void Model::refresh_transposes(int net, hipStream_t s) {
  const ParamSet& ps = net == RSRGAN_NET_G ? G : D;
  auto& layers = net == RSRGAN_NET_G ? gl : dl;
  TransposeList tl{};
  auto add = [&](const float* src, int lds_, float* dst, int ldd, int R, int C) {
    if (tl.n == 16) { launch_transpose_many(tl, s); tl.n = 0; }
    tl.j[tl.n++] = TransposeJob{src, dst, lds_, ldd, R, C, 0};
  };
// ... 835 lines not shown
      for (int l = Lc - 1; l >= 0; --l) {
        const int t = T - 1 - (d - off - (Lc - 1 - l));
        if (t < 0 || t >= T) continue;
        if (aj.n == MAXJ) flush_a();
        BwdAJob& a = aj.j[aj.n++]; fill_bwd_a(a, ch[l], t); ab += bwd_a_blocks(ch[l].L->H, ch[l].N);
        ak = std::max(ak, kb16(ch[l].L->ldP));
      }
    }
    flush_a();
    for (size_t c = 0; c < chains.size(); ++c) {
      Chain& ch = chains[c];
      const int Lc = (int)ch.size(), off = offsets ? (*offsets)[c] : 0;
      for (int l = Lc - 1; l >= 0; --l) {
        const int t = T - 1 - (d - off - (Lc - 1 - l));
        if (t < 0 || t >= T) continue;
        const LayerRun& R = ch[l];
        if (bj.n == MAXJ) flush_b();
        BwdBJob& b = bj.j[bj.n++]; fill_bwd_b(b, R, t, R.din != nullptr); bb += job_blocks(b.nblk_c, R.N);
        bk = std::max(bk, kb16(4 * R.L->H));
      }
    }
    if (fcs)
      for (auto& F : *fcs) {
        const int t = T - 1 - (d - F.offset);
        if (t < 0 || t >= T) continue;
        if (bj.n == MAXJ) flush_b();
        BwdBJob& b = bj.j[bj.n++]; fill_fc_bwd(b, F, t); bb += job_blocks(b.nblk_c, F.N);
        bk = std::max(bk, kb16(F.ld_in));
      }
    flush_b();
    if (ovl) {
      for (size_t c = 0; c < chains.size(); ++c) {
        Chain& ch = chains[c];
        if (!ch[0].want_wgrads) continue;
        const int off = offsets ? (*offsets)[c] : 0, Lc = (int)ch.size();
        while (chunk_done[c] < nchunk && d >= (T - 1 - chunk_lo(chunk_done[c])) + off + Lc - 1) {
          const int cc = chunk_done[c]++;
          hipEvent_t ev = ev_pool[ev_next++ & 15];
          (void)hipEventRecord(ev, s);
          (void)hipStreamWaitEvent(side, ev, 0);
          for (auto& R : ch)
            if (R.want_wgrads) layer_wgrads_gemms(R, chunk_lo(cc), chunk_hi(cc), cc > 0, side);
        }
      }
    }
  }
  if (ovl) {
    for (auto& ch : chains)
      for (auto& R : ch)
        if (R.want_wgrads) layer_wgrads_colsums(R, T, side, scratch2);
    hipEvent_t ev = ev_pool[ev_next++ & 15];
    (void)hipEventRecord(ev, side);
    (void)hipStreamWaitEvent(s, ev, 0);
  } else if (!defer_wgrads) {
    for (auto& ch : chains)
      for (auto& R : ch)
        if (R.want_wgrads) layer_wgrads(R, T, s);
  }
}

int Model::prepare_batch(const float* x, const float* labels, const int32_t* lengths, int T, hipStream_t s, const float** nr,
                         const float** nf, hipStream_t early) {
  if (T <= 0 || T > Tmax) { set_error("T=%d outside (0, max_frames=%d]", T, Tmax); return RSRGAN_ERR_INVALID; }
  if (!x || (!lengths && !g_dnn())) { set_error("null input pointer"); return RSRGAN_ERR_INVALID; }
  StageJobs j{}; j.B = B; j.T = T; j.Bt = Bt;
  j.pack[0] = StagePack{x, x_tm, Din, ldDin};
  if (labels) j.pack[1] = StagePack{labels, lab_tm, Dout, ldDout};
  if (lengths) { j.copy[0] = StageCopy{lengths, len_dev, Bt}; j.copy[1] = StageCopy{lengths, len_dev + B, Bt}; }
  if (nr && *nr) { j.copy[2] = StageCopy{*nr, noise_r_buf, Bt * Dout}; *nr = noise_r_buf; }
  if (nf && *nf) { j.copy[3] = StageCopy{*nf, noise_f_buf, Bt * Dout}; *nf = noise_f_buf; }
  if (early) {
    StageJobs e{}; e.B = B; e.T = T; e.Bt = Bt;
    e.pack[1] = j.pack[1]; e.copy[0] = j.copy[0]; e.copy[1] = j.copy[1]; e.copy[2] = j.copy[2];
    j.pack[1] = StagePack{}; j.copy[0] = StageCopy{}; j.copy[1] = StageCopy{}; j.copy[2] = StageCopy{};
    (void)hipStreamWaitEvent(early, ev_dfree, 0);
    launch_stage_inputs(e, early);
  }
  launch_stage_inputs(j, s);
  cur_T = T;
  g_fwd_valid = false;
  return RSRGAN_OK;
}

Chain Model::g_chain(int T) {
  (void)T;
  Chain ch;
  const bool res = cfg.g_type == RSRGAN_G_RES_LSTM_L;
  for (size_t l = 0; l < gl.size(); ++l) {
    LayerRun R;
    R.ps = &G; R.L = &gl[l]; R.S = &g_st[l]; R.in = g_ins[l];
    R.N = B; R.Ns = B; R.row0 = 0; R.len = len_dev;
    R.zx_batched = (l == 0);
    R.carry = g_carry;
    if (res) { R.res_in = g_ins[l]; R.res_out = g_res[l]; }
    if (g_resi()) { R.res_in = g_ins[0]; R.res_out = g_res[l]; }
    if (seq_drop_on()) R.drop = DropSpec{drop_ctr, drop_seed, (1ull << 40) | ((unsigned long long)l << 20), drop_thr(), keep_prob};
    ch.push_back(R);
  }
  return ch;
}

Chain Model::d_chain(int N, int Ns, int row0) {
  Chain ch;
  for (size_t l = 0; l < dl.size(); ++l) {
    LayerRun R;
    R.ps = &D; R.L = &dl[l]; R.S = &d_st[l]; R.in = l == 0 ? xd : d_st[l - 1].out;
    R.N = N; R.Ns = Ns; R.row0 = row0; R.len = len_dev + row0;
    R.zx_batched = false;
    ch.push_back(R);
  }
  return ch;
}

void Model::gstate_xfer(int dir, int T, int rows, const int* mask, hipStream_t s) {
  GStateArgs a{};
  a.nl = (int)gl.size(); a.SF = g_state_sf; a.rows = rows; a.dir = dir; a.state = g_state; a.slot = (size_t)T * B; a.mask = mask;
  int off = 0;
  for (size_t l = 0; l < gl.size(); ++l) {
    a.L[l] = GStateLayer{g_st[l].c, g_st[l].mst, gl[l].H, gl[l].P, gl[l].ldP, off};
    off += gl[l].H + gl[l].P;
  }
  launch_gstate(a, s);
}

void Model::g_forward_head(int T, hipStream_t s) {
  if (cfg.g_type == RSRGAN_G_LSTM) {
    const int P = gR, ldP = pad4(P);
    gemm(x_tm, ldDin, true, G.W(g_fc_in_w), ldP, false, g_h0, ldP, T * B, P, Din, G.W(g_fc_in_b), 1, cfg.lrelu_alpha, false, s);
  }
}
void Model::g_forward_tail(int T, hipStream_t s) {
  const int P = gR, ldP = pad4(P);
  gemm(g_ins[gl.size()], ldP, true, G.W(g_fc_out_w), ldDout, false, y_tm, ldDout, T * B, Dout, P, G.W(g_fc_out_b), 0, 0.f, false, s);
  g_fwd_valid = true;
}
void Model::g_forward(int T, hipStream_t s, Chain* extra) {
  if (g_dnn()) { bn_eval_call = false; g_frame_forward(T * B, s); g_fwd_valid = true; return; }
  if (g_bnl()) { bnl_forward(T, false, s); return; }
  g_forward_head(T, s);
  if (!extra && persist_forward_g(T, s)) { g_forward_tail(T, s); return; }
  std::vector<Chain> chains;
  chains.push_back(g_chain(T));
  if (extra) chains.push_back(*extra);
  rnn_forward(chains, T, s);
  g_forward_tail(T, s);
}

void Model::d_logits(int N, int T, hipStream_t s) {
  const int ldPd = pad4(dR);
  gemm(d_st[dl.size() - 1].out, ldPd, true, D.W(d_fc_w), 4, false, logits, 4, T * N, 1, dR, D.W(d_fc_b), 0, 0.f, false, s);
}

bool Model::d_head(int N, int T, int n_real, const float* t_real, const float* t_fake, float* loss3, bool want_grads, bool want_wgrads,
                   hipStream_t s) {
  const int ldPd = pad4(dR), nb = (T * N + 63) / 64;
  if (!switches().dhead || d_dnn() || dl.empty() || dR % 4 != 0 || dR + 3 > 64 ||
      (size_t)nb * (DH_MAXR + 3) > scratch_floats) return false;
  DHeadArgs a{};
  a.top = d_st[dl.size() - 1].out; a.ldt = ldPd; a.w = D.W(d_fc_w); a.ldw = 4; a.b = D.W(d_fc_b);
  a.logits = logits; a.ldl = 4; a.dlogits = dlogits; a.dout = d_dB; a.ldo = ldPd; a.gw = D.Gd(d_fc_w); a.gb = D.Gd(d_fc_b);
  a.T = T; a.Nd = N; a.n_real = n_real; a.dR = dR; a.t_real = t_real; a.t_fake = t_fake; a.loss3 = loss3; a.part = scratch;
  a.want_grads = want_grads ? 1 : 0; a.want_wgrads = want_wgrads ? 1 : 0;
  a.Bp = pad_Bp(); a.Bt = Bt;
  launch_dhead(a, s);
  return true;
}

* * *

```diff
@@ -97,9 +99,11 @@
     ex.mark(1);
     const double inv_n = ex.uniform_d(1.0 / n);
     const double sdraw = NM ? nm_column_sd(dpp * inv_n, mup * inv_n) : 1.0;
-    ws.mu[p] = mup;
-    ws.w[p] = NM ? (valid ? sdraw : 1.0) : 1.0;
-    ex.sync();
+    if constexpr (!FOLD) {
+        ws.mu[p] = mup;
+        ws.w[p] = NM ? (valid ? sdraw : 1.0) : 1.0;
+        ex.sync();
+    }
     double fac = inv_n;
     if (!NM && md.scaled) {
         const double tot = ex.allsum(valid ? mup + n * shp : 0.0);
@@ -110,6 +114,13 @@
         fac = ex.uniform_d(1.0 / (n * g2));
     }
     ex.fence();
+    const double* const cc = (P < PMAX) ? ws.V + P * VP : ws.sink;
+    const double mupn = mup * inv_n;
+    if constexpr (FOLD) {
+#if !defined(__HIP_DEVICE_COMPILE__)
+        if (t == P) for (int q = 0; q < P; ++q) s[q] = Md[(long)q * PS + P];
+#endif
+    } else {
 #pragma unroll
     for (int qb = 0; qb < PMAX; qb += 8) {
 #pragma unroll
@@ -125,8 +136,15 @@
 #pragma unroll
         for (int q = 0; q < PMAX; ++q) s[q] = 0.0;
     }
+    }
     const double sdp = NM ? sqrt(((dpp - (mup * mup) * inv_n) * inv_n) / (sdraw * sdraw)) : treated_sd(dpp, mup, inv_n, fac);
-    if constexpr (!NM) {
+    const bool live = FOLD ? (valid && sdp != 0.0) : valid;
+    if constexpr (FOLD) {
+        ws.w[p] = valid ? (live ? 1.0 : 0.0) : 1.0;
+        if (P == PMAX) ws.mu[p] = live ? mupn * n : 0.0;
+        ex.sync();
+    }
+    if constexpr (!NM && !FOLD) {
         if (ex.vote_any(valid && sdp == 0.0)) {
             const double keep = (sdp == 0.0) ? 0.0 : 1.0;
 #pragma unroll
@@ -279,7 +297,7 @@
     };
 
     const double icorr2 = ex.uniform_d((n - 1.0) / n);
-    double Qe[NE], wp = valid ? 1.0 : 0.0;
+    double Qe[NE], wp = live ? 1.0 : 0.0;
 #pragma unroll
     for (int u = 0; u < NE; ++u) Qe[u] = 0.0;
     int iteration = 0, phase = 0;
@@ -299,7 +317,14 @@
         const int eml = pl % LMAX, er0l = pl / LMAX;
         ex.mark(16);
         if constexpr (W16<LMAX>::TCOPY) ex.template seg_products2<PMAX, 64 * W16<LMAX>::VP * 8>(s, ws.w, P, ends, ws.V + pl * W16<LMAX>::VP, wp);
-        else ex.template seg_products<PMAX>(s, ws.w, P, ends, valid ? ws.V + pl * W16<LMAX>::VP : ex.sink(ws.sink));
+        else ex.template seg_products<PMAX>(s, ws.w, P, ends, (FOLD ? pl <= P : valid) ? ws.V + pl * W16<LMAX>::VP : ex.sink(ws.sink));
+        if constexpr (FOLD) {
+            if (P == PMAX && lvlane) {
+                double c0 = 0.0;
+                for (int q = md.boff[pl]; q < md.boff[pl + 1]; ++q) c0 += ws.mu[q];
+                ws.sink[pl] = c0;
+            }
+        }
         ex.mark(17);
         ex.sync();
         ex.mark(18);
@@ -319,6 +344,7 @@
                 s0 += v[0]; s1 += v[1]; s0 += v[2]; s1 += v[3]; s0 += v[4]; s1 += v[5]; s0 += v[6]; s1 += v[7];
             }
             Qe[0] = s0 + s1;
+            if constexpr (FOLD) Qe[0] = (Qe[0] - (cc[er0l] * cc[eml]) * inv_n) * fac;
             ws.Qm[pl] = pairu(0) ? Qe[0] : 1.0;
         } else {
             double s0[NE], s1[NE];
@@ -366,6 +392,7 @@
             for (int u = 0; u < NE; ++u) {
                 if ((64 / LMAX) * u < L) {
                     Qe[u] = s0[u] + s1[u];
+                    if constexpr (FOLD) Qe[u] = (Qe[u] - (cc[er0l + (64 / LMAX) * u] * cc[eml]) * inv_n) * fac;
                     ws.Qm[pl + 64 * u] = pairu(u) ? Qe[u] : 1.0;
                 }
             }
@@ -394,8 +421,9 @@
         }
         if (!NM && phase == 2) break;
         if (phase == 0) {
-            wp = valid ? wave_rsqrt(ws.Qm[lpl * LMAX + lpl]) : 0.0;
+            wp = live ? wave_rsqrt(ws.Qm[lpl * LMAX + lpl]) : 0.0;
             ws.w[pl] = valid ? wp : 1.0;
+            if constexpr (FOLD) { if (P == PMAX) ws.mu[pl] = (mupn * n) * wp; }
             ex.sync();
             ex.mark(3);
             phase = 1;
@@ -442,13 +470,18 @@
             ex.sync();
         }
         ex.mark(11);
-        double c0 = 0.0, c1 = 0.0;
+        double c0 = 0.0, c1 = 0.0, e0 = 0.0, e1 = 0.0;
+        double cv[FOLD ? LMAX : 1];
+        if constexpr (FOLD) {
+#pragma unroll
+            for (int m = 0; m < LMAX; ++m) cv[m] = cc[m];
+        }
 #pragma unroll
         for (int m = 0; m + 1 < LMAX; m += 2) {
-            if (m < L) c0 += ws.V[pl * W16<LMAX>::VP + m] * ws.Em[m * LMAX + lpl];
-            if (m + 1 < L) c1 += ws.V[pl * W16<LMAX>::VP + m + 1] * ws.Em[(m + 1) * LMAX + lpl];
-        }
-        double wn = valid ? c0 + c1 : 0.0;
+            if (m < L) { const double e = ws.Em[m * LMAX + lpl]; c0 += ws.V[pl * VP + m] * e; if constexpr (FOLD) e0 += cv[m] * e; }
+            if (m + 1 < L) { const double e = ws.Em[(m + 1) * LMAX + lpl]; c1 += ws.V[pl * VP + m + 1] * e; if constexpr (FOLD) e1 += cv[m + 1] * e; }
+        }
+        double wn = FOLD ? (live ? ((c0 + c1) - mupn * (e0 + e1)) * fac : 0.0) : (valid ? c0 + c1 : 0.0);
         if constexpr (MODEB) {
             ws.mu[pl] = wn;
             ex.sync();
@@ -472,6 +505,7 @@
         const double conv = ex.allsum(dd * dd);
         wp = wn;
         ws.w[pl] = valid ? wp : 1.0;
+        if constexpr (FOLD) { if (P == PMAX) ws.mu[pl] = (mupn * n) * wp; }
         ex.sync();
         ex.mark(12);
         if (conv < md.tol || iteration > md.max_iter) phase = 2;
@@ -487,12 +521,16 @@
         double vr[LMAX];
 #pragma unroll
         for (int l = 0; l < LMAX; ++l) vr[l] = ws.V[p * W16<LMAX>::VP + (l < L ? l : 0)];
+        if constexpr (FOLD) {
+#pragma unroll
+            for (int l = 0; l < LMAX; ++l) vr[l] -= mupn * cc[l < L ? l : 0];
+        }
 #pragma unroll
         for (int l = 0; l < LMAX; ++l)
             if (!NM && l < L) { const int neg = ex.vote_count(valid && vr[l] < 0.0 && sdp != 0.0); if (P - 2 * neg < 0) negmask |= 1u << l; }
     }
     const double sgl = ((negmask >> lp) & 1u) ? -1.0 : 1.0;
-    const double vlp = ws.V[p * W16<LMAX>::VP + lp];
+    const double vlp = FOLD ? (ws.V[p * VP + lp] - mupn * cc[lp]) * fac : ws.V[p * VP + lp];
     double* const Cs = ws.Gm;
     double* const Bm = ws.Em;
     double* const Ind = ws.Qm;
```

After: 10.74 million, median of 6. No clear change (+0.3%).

■ **Problem**:
Using the material, count the lines where the word "StageJobs" appears. Give the number by itself.

■ **Task response**:
2